I was talking to my teacher the other day about Einstein's spacetime and there's one thing he couldn't explain about the nature of Cause. I may be being stupid or just unable to comprehend, thanks for any replies.

According to Einstein and relativity, two observers will agree on what things happened but not necessarily on the chronological order in which they happen. I understand how this radically alters our view of time into something that isn't the same or experienced equally by all. What I don't understand is how this fits in (or doesn't) with cause. If event A causes Event B, but we're saying that two people could experience them in a different order, how can event B happen before event A which caused it.

I'm intrigued?


1 Answer 1


It's a bit more complicated than that.
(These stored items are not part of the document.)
struct MsmPart {
    const void* bases;
    const void* scalars;
    size_t n;
    cudaEvent_t bases_ready, scalars_ready;
};

template <class F>
static int msm_dev_impl(b200zk_ctx* ctx, const MsmStreams& ms, DevBuf& ws_buf, const MsmPart* parts, unsigned nparts,
                        void* d_out, const char* acc_name, unsigned tab_c = 0, unsigned c_force = 0) {
    const int ch = ms.channel;
    size_t nev = 0;
    auto next_event = [&]() { return msm_event(ctx, ch, nev++); };
    size_t n = 0, n_max = 0;
    for (unsigned p = 0; p < nparts; ++p) { n += parts[p].n; n_max = parts[p].n > n_max ? parts[p].n : n_max; }
    xyzz_t<F>* out = reinterpret_cast<xyzz_t<F>*>(d_out);
    if (n == 0) {
        cudaStream_t rs = ms.result_on_seq ? ms.seq : ms.acc;
        {
            LaunchScope ls(ctx, rs, "msm_small");
            k_set_identity<F><<<1, 32, 0, rs>>>(out);
        }
        return check_launch(ctx, "k_set_identity");
    }
    if (n >= (1ull << 31)) return set_error(ctx, B200ZK_ERR_ARG, "MSM length must be < 2^31");
    const bool fold = tab_c != 0;
    if (fold && nparts != 1) return set_error(ctx, B200ZK_ERR_ARG, "fixed-base tables take one input part");
    const unsigned c = fold ? tab_c : (c_force ? c_force : choose_window(n));
    static const bool glv_env = !(getenv("B200ZK_MSM_GLV") && getenv("B200ZK_MSM_GLV")[0] == '0');
    static const bool glv2_env = !(getenv("B200ZK_MSM_GLV_G2") && getenv("B200ZK_MSM_GLV_G2")[0] == '0');
    const bool glv = !fold && glv_env && (sizeof(F) == 32 || glv2_env);
    const unsigned Wh = (128 + c - 1) / c;
    const unsigned W = glv ? 2 * Wh : (255 + c - 1) / c;
    const unsigned WB = fold ? 1 : W;
    if ((uint64_t)W * n >= (fold ? (1ull << 31) : (1ull << 32)))
        return set_error(ctx, B200ZK_ERR_ARG, "MSM too large for 32-bit bucket offsets / entry indices (W * n)");
    const uint32_t B = 1u << (c - 1);
    const uint32_t nb = WB * B;
    uint32_t seg_len = B < 16 ? B : 16;
    static const bool quad_env = !(getenv("B200ZK_MSM_QUAD_REDUCE") && getenv("B200ZK_MSM_QUAD_REDUCE")[0] == '0');
    const bool quad_reduce = quad_env && (uint64_t)WB * (B / seg_len) <= 8192;
    {
        static const int seg_env = getenv("B200ZK_MSM_SEG") ? atoi(getenv("B200ZK_MSM_SEG")) : 0;
        if (seg_env >= 2 && (seg_env & (seg_env - 1)) == 0 && (uint32_t)seg_env <= B) seg_len = (uint32_t)seg_env;
        else if (quad_reduce) seg_len = B < 8 ? B : 8;
        else if (ctx->msm_seg_hint && ctx->msm_seg_hint <= B) seg_len = ctx->msm_seg_hint;
    }
    const uint32_t nseg = B / seg_len;
    const uint32_t wsplit = fold ? (nseg >= 16 * 256 ? 16 : (nseg >= 1024 ? 4 : 1)) : 1;

    unsigned ngroups = 1;
    if (!fold && nparts == 1) {
        static const int g_env = getenv("B200ZK_MSM_GROUPS") ? atoi(getenv("B200ZK_MSM_GROUPS")) : 0;
        const unsigned nunits = glv ? Wh : W;
        unsigned want = g_env > 0 ? (unsigned)g_env : (n >= (1u << 22) ? 4u : 1u);
        if (want > nunits) want = nunits;
        ngroups = want;
    }
    const unsigned unit_sets = glv ? 2 : 1;
    const unsigned units = (fold ? 1 : (glv ? Wh : W));
    unsigned bounds[17] = {0};
    bool custom_units = false;
    if (!fold && nparts == 1) {
        static const char* gu_env = getenv("B200ZK_MSM_GROUP_UNITS");
        if (gu_env) {
            unsigned k = 0, sum = 0;
            const char* w = gu_env;
            while (*w && k < 16) {
                unsigned v = (unsigned)strtoul(w, const_cast<char**>(&w), 10);
                if (v) { sum += v; bounds[++k] = sum; }
                while (*w == ',' || *w == ' ') ++w;
            }
            if (k >= 1 && sum == units) { custom_units = true; ngroups = k; }
        }
    }
    auto group_first_unit = [&](unsigned g) {
        return custom_units ? bounds[g] : (unsigned)(((uint64_t)units * g) / ngroups);
    };
    const uint32_t rmw = nparts > 1 ? 1u : 0u;

    const bool split_streams = ms.result_on_seq || ngroups > 1 || nparts > 1;
    const cudaStream_t st = split_streams ? ms.seq : ms.acc, ast = ms.acc;
    const bool handshake = split_streams && !ms.result_on_seq;
    if (handshake) {
        cudaEvent_t e = next_event();
        if (!e) return set_error(ctx, B200ZK_ERR_CUDA, "cudaEventCreate failed");
        B2_CUDA_OK(ctx, cudaEventRecord(e, ast));
        B2_CUDA_OK(ctx, cudaStreamWaitEvent(st, e, 0));
    }
    auto finish = [&]() -> int {
        if (handshake) {
            cudaEvent_t e = next_event();
            if (!e) return set_error(ctx, B200ZK_ERR_CUDA, "cudaEventCreate failed");
            B2_CUDA_OK(ctx, cudaEventRecord(e, st));
            B2_CUDA_OK(ctx, cudaStreamWaitEvent(ast, e, 0));
        }
        return B200ZK_OK;
    };

    auto al = [](size_t x) { return (x + 255) & ~(size_t)255; };
    const size_t total_max = (size_t)W * n_max;
    uint32_t task_len = TASK_LEN;
    while (task_len < MAX_TASK_LEN && (uint64_t)task_len * nb < 3 * (uint64_t)total_max &&
           total_max / (2 * task_len) + nb >= (1u << 19))
        task_len *= 2;
    static const bool short_env = !(getenv("B200ZK_MSM_SHORT_TASKS") && getenv("B200ZK_MSM_SHORT_TASKS")[0] == '0');
    if (short_env && n_max <= (1u << 16))
        while (task_len > 16 && total_max / task_len < (1u << 17)) task_len /= 2;
    const size_t max_tasks = total_max / task_len + nb + ngroups;
    size_t o = 0;
    auto carve = [&](size_t bytes) { size_t r = o; o += al(bytes); return r; };
    struct PartWs { size_t keys, ranks, entries, counts, offsets, ntasks, taskoff, taskbucket, multi, hist, rank, order, tasksums; };
    std::vector<PartWs> pw(nparts);
    for (unsigned p = 0; p < nparts; ++p) {
        const size_t total = (size_t)W * parts[p].n;
        pw[p].keys = carve(total * 4); pw[p].ranks = carve(total * 4); pw[p].entries = carve(total * 4);
        pw[p].counts = carve(((size_t)nb + 1) * 4); pw[p].offsets = carve(((size_t)nb + 1) * 4);
        pw[p].ntasks = carve(((size_t)nb + ngroups) * 4); pw[p].taskoff = carve(((size_t)nb + ngroups) * 4);
        pw[p].taskbucket = carve(max_tasks * 4);
        pw[p].multi = carve((total_max / task_len + 4 * ngroups + 4) * 4);
        pw[p].hist = carve((size_t)ngroups * (MAX_TASK_LEN + 1) * 4);
        pw[p].rank = carve(max_tasks * 4); pw[p].order = carve(max_tasks * 4);
        pw[p].tasksums = carve(max_tasks * sizeof(xyzz_t<F>));
    }
    const size_t o_sums = carve(((size_t)nb / SCAN_TILE + 2) * 4);
    const size_t o_buckets = carve((size_t)nb * sizeof(xyzz_t<F>));
    const size_t o_partials = carve((size_t)WB * nseg * sizeof(xyzz_t<F>));
    const size_t o_wsum = carve((size_t)WB * wsplit * sizeof(xyzz_t<F>));
    const size_t o_state = carve(2 * sizeof(xyzz_t<F>));
    B2_CUDA_OK(ctx, ws_buf.reserve(o));
    char* ws = reinterpret_cast<char*>(ws_buf.p);
    uint32_t* sums = reinterpret_cast<uint32_t*>(ws + o_sums);
    xyzz_t<F>* buckets = reinterpret_cast<xyzz_t<F>*>(ws + o_buckets);
    xyzz_t<F>* partials = reinterpret_cast<xyzz_t<F>*>(ws + o_partials);
    xyzz_t<F>* wsum = reinterpret_cast<xyzz_t<F>*>(ws + o_wsum);
    xyzz_t<F>* hstate = reinterpret_cast<xyzz_t<F>*>(ws + o_state);
    B2_CUDA_OK(ctx, cudaMemsetAsync(buckets, 0, (size_t)nb * sizeof(xyzz_t<F>), st));
    cudaEvent_t buckets_clear = nullptr;
    if (rmw) {
        buckets_clear = next_event();
        if (!buckets_clear) return set_error(ctx, B200ZK_ERR_CUDA, "cudaEventCreate failed");
        B2_CUDA_OK(ctx, cudaEventRecord(buckets_clear, st));
        B2_CUDA_OK(ctx, cudaStreamWaitEvent(ast, buckets_clear, 0));
    }

    struct Group {
        uint32_t set0, nsets, b0, nbk;
        size_t task_cap, task_base;
        uint32_t list_cap; size_t list_base;
    };
    std::vector<Group> groups(ngroups);
    {
        size_t tb = 0, lb = 2 * (size_t)ngroups;
        for (unsigned g = 0; g < ngroups; ++g) {
            Group& G = groups[g];
            const unsigned u0 = group_first_unit(g), u1 = group_first_unit(g + 1);
            G.set0 = u0 * unit_sets; G.nsets = (u1 - u0) * unit_sets;
            G.b0 = G.set0 * B; G.nbk = G.nsets * B;
            const size_t gtotal = fold ? total_max : (size_t)G.nsets * n_max;
            G.task_cap = gtotal / task_len + G.nbk + 1;
            G.task_base = tb; tb += G.task_cap;
            G.list_cap = (uint32_t)(gtotal / task_len + 1);
            G.list_base = lb; lb += G.list_cap;
        }
    }
    std::vector<cudaEvent_t> prepped((size_t)nparts * ngroups), accumulated((size_t)nparts * ngroups);
    for (auto& e : prepped) if (!(e = next_event())) return set_error(ctx, B200ZK_ERR_CUDA, "cudaEventCreate failed");
    for (auto& e : accumulated) if (!(e = next_event())) return set_error(ctx, B200ZK_ERR_CUDA, "cudaEventCreate failed");

    bool l2_window = false;
    if (nparts == 1 && ctx->l2_persist_max && ctx->l2_window_max) {
        size_t bytes = n * sizeof(affine_t<F>);
        cudaStreamAttrValue attr;
        memset(&attr, 0, sizeof(attr));
        attr.accessPolicyWindow.base_ptr = const_cast<void*>(parts[0].bases);
        attr.accessPolicyWindow.num_bytes = bytes < ctx->l2_window_max ? bytes : ctx->l2_window_max;
        double ratio = (double)ctx->l2_persist_max / (double)attr.accessPolicyWindow.num_bytes;
        attr.accessPolicyWindow.hitRatio = ratio > 1.0 ? 1.0f : (float)ratio;
        attr.accessPolicyWindow.hitProp = cudaAccessPropertyPersisting;
        attr.accessPolicyWindow.missProp = cudaAccessPropertyStreaming;
        l2_window = cudaStreamSetAttribute(ast, cudaStreamAttributeAccessPolicyWindow, &attr) == cudaSuccess;
        cudaGetLastError();
    }

    for (unsigned p = 0; p < nparts; ++p) {
        const MsmPart& P = parts[p];
        const size_t np = P.n, total = (size_t)W * np;
        uint32_t* keys = reinterpret_cast<uint32_t*>(ws + pw[p].keys);
        uint32_t* ranks = reinterpret_cast<uint32_t*>(ws + pw[p].ranks);
        uint32_t* entries = reinterpret_cast<uint32_t*>(ws + pw[p].entries);
        uint32_t* counts = reinterpret_cast<uint32_t*>(ws + pw[p].counts);
        uint32_t* offsets = reinterpret_cast<uint32_t*>(ws + pw[p].offsets);
        uint32_t* ntasks_all = reinterpret_cast<uint32_t*>(ws + pw[p].ntasks);
        uint32_t* task_off_all = reinterpret_cast<uint32_t*>(ws + pw[p].taskoff);
        uint32_t* task_bucket_all = reinterpret_cast<uint32_t*>(ws + pw[p].taskbucket);
        uint32_t* multi_all = reinterpret_cast<uint32_t*>(ws + pw[p].multi);
        uint32_t* hist_all = reinterpret_cast<uint32_t*>(ws + pw[p].hist);
        uint32_t* task_rank_all = reinterpret_cast<uint32_t*>(ws + pw[p].rank);
        uint32_t* order_all = reinterpret_cast<uint32_t*>(ws + pw[p].order);
        xyzz_t<F>* task_sums_all = reinterpret_cast<xyzz_t<F>*>(ws + pw[p].tasksums);
        if (np == 0) {
            for (unsigned g = 0; g < ngroups; ++g) {
                B2_CUDA_OK(ctx, cudaEventRecord(prepped[(size_t)p * ngroups + g], st));
                B2_CUDA_OK(ctx, cudaEventRecord(accumulated[(size_t)p * ngroups + g], ast));
            }
            continue;
        }
        if (P.scalars_ready) B2_CUDA_OK(ctx, cudaStreamWaitEvent(st, P.scalars_ready, 0));
        B2_CUDA_OK(ctx, cudaMemsetAsync(counts, 0, ((size_t)nb + 1) * 4, st));
        {
            LaunchScope ls(ctx, st, "msm_digits");
            if (glv) k_msm_digits_glv<<<(unsigned)((np + 255) / 256), 256, 0, st>>>(reinterpret_cast<const Fr*>(P.scalars), (uint32_t)np, c,
                                                                                   Wh, keys, ranks, counts);
            else k_msm_digits<<<(unsigned)((np + 255) / 256), 256, 0, st>>>(reinterpret_cast<const Fr*>(P.scalars), (uint32_t)np, c, W,
                                                                              fold ? 1u : 0u, keys, ranks, counts);
        }
        B2_TRY(check_launch(ctx, "k_msm_digits"));
        B2_TRY(exclusive_scan(ctx, st, counts, offsets, sums, nb + 1));
        B2_CUDA_OK(ctx, cudaMemsetAsync(multi_all, 0, (size_t)ngroups * 8, st));
        B2_CUDA_OK(ctx, cudaMemsetAsync(hist_all, 0, (size_t)ngroups * (MAX_TASK_LEN + 1) * 4, st));

        for (unsigned g = 0; g < ngroups; ++g) {
            const Group& G = groups[g];
            uint32_t* ntasks = ntasks_all + G.b0 + g;
            uint32_t* task_off = task_off_all + G.b0 + g;
            uint32_t* task_bucket = task_bucket_all + G.task_base;
            uint32_t* task_rank = task_rank_all + G.task_base;
            uint32_t* order = order_all + G.task_base;
            uint32_t* hist = hist_all + (size_t)g * (MAX_TASK_LEN + 1);
            {
                LaunchScope ls(ctx, st, "msm_tasks");
                k_msm_task_counts<<<(G.nbk + 1 + 255) / 256, 256, 0, st>>>(offsets + G.b0, G.nbk, task_len, ntasks);
            }
            B2_TRY(check_launch(ctx, "k_msm_task_counts"));
            B2_TRY(exclusive_scan(ctx, st, ntasks, task_off, sums, G.nbk + 1));
            {
                LaunchScope ls(ctx, st, "msm_tasks");
                k_msm_fill_tasks<<<(G.nbk + 255) / 256, 256, 0, st>>>(task_off, G.nbk, task_bucket, multi_all + G.list_base, G.list_cap,
                                                                      multi_all + 2 * g);
            }
            B2_TRY(check_launch(ctx, "k_msm_fill_tasks"));
            {
                LaunchScope ls(ctx, st, "msm_tasks");
                k_msm_task_hist<<<(unsigned)((G.task_cap + 255) / 256), 256, 0, st>>>(offsets + G.b0, task_off, task_bucket, G.nbk, task_len, hist, task_rank);
            }
            {
                LaunchScope ls(ctx, st, "msm_tasks");
                k_msm_task_hist_scan<<<1, 1, 0, st>>>(hist, task_len);
            }
            {
                LaunchScope ls(ctx, st, "msm_tasks");
                k_msm_task_order<<<(unsigned)((G.task_cap + 255) / 256), 256, 0, st>>>(offsets + G.b0, task_off, task_bucket, G.nbk, task_len, hist, task_rank, order);
            }
            B2_TRY(check_launch(ctx, "k_msm_task_order"));
            {
                const size_t t0 = fold ? 0 : (size_t)G.set0 * np, cnt = fold ? total : (size_t)G.nsets * np;
                LaunchScope ls(ctx, st, "msm_scatter");
                k_msm_scatter<<<(unsigned)((cnt + 255) / 256), 256, 0, st>>>(keys, ranks, offsets, (uint32_t)np, t0, cnt, fold ? 1u : 0u, entries);
            }
            B2_TRY(check_launch(ctx, "k_msm_scatter"));
            B2_CUDA_OK(ctx, cudaEventRecord(prepped[(size_t)p * ngroups + g], st));
        }

        if (P.bases_ready) B2_CUDA_OK(ctx, cudaStreamWaitEvent(ast, P.bases_ready, 0));
        for (unsigned g = 0; g < ngroups; ++g) {
            const Group& G = groups[g];
            B2_CUDA_OK(ctx, cudaStreamWaitEvent(ast, prepped[(size_t)p * ngroups + g], 0));
            {
                LaunchScope ls(ctx, ast, acc_name);
                const unsigned grid = (unsigned)((G.task_cap + 127) / 128);
                const uint32_t wave = (uint32_t)ctx->sm_count * (sizeof(F) > 32 ? B2_ACC_MINBLOCKS_G2 : B2_ACC_MINBLOCKS);
                const affine_t<F>* bp = reinterpret_cast<const affine_t<F>*>(P.bases);
                if (rmw) k_msm_accumulate<F, true><<<grid, 128, 0, ast>>>(bp, entries, offsets + G.b0, task_off_all + G.b0 + g, task_bucket_all + G.task_base,
                                                                       order_all + G.task_base, G.nbk, task_len, wave, buckets + G.b0, task_sums_all + G.task_base);
                else k_msm_accumulate<F, false><<<grid, 128, 0, ast>>>(bp, entries, offsets + G.b0, task_off_all + G.b0 + g, task_bucket_all + G.task_base,
                                                                        order_all + G.task_base, G.nbk, task_len, wave, buckets + G.b0, task_sums_all + G.task_base);
            }
            B2_TRY(check_launch(ctx, "k_msm_accumulate"));
            if (rmw) {
                {
                    LaunchScope ls(ctx, ast, "msm_merge");
                    k_msm_merge_tasks<F><<<2 * ctx->sm_count, 128, 0, ast>>>(multi_all + G.list_base, multi_all + 2 * g, task_off_all + G.b0 + g,
                                                                            task_sums_all + G.task_base, rmw, buckets + G.b0);
                }
                {
                    LaunchScope ls(ctx, ast, "msm_merge");
                    k_msm_merge_small<F><<<4 * ctx->sm_count, 128, 0, ast>>>(multi_all + G.list_base, G.list_cap, multi_all + 2 * g + 1,
                                                                            task_off_all + G.b0 + g, task_sums_all + G.task_base, rmw, buckets + G.b0);
                }
                B2_TRY(check_launch(ctx, "k_msm_merge_tasks"));
            }
            B2_CUDA_OK(ctx, cudaEventRecord(accumulated[(size_t)p * ngroups + g], ast));
        }
    }
    if (l2_window) {
        cudaStreamAttrValue attr;
        memset(&attr, 0, sizeof(attr));
        attr.accessPolicyWindow.num_bytes = 0;
        cudaStreamSetAttribute(ast, cudaStreamAttributeAccessPolicyWindow, &attr);
        cudaGetLastError();
    }

    for (unsigned g = 0; g < ngroups; ++g) {
        const Group& G = groups[g];
        for (unsigned p = 0; p < nparts; ++p) B2_CUDA_OK(ctx, cudaStreamWaitEvent(st, accumulated[(size_t)p * ngroups + g], 0));
        if (!rmw) {
            uint32_t* multi_all = reinterpret_cast<uint32_t*>(ws + pw[0].multi);
            uint32_t* task_off = reinterpret_cast<uint32_t*>(ws + pw[0].taskoff) + G.b0 + g;
            xyzz_t<F>* task_sums = reinterpret_cast<xyzz_t<F>*>(ws + pw[0].tasksums) + G.task_base;
            {
                LaunchScope ls(ctx, st, "msm_merge");
                k_msm_merge_tasks<F><<<2 * ctx->sm_count, 128, 0, st>>>(multi_all + G.list_base, multi_all + 2 * g, task_off, task_sums, 0u, buckets + G.b0);
            }
            {
                LaunchScope ls(ctx, st, "msm_merge");
                k_msm_merge_small<F><<<4 * ctx->sm_count, 128, 0, st>>>(multi_all + G.list_base, G.list_cap, multi_all + 2 * g + 1, task_off, task_sums,
                                                                       0u, buckets + G.b0);
            }
            B2_TRY(check_launch(ctx, "k_msm_merge_tasks"));
        }
        {
            LaunchScope ls(ctx, st, "msm_reduce");
            if (quad_reduce)
                k_msm_reduce_segments_quad<F><<<(G.nsets * nseg * 4 + 127) / 128, 128, 0, st>>>(buckets + G.b0, G.nsets, B, seg_len,
                                                                                               partials + (size_t)G.set0 * nseg);
            else
                k_msm_reduce_segments<F><<<(G.nsets * nseg + 127) / 128, 128, 0, st>>>(buckets + G.b0, G.nsets, B, seg_len,
                                                                                      partials + (size_t)G.set0 * nseg);
        }
        B2_TRY(check_launch(ctx, "k_msm_reduce_segments"));
        {
            LaunchScope ls(ctx, st, "msm_window_sum");
            constexpr int T = sizeof(F) > 32 ? 128 : 256;
            k_msm_window_sum<F, T><<<G.nsets * wsplit, T, 0, st>>>(partials + (size_t)G.set0 * nseg, nseg / wsplit, wsum + (size_t)G.set0 * wsplit);
        }
        B2_TRY(check_launch(ctx, "k_msm_window_sum"));
        {
            LaunchScope ls(ctx, st, "msm_combine");
            const uint32_t first = g == 0, last = g + 1 == ngroups;
            if (glv) k_msm_horner_glv<F><<<1, 32, 0, st>>>(wsum + G.set0, G.nsets / 2, c, first, last, hstate, out);
            else k_msm_horner<F><<<1, 32, 0, st>>>(wsum + (size_t)G.set0 * wsplit, G.nsets * wsplit, fold ? 0u : c, first, last, hstate, out);
        }
        B2_TRY(check_launch(ctx, "k_msm_horner"));
    }
    return finish();
}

Given any two events, there is a quantity, called the interval (also 'spacetime interval' or 'invariant interval'), denoted $\Delta s^2$, and which equals $\Delta s^2=c^2\Delta t^2-\Delta \mathbf r^2$, which determines how the two events can relate to each other causally.

  • If $\Delta s^2>0$, then we say $A$ and $B$ are "timelike separated" (or lightlike separated if $\Delta s^2=0$). In this case all observers will agree that (say) $A$ happened before $B$, and $A$ can causally influence $B$.

  • If $\Delta s^2<0$, then we say $A$ and $B$ are "spacelike separated". In this case $A$ and $B$ are causally disconnected, and neither can influence the other. Different observers will disagree on their temporal order, and in fact you can always find observers for whom $A$ happened before $B$, $A$ happened after $B$, and $A$ happened at the same time as $B$.

  • Finally, is $\Delta s^2=0$, then we say that $A$ and $B$ are "lightlike separated", or that the interval between them is "null". This is identical to timelike separations: all observers will agree that (say) $A$ happened before $B$, and $A$ can causally influence $B$; moreover, a light ray emitted at $A$ in the direction of $B$ will reach that position at the exact instant that $B$ is happening, and it will do so in all frames of reference.

    The set of all events $B$ which are at lightlike separations from $A$ is called the light cone of $A$, and it separates space in three regions: the interior, with timelike separations, itself split into the causal future and the causal past of $A$, and the exterior, with spacelike separations, which contains all events that are causally disconnected from $A$, and which are simultaneous with it in some frame of reference.

Thus, as you succinctly put it,

if $A$ and $B$ are linked (one causes the other), then they have to be timelike [or lightlike] separated and all observers will agree on their temporal order.